Exercise >> Lines containing the word "long" are the ones to copy from the records below.

━━━━

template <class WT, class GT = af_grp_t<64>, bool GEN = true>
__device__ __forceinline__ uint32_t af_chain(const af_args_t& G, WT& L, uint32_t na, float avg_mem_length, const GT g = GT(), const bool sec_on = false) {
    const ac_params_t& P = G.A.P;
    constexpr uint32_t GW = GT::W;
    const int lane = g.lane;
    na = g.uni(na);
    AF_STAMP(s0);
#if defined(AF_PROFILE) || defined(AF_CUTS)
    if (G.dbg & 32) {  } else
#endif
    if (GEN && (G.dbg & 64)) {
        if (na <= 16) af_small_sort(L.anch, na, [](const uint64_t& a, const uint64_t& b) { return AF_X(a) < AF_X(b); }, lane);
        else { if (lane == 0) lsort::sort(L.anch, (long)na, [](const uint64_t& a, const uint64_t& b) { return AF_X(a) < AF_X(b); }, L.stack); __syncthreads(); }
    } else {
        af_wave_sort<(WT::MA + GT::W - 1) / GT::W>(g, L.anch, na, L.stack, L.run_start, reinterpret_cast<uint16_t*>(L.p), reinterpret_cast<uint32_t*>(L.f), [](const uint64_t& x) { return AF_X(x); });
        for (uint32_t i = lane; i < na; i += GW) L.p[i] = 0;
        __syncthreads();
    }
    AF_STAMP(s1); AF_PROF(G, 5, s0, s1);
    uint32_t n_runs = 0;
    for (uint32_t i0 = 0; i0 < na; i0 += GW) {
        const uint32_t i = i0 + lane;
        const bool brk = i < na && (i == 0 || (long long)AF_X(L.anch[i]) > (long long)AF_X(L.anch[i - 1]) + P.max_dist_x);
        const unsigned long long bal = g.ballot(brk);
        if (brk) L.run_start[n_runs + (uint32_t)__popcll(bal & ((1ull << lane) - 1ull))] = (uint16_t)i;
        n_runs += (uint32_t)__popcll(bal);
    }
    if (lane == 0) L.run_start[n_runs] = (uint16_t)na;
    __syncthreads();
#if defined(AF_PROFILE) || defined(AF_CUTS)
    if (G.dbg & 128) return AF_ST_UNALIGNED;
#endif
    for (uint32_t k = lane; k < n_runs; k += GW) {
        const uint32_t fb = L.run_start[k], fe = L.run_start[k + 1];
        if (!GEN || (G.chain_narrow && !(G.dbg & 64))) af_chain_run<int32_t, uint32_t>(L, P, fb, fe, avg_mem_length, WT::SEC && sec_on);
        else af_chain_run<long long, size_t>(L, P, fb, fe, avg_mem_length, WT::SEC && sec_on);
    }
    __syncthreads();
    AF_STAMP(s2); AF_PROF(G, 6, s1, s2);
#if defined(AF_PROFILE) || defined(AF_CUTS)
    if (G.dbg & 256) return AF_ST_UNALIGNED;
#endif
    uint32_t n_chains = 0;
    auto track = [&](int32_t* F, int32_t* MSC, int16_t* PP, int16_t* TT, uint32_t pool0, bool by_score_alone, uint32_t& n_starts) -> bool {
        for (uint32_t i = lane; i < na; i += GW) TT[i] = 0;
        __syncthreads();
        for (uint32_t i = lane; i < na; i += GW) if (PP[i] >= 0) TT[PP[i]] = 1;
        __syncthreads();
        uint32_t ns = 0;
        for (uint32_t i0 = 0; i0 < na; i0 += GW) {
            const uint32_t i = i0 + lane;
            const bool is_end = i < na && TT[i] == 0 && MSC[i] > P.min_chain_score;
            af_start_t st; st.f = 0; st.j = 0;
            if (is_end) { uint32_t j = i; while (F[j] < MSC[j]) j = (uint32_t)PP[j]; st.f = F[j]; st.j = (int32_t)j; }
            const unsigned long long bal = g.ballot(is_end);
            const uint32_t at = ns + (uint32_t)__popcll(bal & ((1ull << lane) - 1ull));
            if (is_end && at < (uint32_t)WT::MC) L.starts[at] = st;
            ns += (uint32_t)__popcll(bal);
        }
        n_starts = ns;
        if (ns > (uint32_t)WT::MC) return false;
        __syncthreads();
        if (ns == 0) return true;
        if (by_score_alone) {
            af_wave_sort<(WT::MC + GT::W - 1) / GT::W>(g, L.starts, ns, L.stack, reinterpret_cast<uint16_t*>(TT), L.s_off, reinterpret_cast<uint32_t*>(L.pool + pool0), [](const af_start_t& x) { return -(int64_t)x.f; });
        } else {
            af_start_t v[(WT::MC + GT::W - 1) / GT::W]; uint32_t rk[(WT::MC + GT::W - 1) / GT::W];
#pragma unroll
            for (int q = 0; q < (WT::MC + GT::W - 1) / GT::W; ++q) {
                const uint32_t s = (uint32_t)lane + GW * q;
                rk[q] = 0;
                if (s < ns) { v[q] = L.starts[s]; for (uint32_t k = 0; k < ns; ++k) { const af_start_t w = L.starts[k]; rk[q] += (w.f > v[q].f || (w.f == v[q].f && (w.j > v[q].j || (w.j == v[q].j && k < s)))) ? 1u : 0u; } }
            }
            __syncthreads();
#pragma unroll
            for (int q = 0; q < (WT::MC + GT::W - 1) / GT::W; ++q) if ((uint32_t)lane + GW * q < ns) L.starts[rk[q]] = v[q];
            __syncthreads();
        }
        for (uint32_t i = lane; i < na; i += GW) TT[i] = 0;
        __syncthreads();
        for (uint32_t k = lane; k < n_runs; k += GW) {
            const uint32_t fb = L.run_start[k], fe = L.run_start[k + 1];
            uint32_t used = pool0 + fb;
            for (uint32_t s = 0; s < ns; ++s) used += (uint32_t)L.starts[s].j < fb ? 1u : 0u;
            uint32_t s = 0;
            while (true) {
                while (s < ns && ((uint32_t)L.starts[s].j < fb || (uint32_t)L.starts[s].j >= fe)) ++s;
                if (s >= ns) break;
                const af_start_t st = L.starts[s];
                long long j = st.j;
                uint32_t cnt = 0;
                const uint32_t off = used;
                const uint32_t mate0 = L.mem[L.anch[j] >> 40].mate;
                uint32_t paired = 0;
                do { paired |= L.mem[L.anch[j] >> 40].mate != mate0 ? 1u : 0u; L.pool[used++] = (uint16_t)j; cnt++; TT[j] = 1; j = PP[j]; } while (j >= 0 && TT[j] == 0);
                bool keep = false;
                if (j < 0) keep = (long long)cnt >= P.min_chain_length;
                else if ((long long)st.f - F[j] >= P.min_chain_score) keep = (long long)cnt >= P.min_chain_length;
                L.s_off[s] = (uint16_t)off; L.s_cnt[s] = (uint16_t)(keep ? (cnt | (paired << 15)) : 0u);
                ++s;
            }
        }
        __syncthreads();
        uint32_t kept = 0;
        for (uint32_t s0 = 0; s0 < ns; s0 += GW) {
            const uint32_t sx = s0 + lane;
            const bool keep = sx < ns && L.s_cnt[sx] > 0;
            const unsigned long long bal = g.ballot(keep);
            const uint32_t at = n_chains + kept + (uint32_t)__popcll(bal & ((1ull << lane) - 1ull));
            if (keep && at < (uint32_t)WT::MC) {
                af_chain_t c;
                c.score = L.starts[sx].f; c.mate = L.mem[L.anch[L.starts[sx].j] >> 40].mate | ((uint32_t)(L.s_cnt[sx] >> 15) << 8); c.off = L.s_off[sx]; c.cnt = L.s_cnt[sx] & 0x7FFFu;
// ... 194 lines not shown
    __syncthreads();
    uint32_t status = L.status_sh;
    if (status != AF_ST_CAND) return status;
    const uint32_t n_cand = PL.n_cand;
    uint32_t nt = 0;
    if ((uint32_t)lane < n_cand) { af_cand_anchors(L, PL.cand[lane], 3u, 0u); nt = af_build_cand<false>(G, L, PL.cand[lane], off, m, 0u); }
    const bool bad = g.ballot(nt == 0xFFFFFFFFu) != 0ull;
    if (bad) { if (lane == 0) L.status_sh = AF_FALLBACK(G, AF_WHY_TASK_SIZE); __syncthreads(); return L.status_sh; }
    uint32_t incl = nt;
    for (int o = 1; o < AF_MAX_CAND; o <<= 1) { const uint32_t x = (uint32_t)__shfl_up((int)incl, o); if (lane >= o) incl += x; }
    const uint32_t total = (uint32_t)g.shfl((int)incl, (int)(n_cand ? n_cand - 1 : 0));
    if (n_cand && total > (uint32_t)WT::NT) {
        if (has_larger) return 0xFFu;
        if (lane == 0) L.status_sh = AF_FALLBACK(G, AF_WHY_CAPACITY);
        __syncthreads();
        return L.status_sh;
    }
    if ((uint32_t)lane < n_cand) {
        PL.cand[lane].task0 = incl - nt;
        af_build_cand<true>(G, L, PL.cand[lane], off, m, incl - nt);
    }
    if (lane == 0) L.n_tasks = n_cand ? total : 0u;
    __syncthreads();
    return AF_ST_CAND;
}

━━━━

Output for this exercise >>
        else { if (lane == 0) lsort::sort(L.anch, (long)na, [](const uint64_t& a, const uint64_t& b) { return AF_X(a) < AF_X(b); }, L.stack); __syncthreads(); }
        const bool brk = i < na && (i == 0 || (long long)AF_X(L.anch[i]) > (long long)AF_X(L.anch[i - 1]) + P.max_dist_x);
        const unsigned long long bal = g.ballot(brk);
        else af_chain_run<long long, size_t>(L, P, fb, fe, avg_mem_length, WT::SEC && sec_on);
            const unsigned long long bal = g.ballot(is_end);
                long long j = st.j;
                if (j < 0) keep = (long long)cnt >= P.min_chain_length;
                else if ((long long)st.f - F[j] >= P.min_chain_score) keep = (long long)cnt >= P.min_chain_length;
            const unsigned long long bal = g.ballot(keep);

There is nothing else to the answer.